▸ **Aim of the exercise**: Going through the entries below, find how many lines hold "scale", then give that number alone.

▸ **Data extracts**:

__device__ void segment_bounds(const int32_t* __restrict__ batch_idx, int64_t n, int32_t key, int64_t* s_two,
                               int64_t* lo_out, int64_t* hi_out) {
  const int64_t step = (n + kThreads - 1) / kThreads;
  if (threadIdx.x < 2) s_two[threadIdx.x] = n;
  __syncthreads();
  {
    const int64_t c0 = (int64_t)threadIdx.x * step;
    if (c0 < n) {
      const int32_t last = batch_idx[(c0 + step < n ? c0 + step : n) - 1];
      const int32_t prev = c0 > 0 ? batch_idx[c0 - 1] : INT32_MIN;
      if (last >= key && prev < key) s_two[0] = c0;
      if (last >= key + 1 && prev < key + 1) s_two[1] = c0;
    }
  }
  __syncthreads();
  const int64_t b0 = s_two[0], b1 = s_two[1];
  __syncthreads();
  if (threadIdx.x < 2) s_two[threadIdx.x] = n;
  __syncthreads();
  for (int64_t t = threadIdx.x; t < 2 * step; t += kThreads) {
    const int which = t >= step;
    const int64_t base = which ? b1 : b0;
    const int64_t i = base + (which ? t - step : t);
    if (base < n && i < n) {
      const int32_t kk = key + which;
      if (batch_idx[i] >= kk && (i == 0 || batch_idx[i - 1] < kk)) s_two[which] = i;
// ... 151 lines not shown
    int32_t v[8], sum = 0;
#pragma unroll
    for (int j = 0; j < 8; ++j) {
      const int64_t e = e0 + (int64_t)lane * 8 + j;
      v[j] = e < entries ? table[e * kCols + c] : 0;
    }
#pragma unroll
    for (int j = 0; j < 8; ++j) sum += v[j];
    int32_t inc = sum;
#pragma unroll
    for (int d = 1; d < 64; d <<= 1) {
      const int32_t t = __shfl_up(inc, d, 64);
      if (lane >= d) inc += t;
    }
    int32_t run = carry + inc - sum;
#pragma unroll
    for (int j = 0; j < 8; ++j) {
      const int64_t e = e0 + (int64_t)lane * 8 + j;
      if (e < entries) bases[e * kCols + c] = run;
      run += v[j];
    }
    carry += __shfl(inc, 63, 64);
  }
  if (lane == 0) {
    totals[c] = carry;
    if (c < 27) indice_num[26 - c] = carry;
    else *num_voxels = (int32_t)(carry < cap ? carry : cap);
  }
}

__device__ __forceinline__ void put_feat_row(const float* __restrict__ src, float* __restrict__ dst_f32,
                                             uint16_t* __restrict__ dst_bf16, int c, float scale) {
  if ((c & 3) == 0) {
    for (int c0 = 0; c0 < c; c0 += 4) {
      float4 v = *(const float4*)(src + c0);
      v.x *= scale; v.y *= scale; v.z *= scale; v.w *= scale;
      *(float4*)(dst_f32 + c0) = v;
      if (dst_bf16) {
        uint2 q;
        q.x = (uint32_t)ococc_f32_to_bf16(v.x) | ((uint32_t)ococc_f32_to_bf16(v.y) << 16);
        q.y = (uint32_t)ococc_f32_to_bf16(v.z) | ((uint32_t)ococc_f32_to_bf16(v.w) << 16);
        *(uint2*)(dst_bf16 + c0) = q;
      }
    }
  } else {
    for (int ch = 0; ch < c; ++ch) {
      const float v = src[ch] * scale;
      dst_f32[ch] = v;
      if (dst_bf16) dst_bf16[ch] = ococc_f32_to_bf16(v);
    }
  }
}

▸ **Solution to this exercise**: 3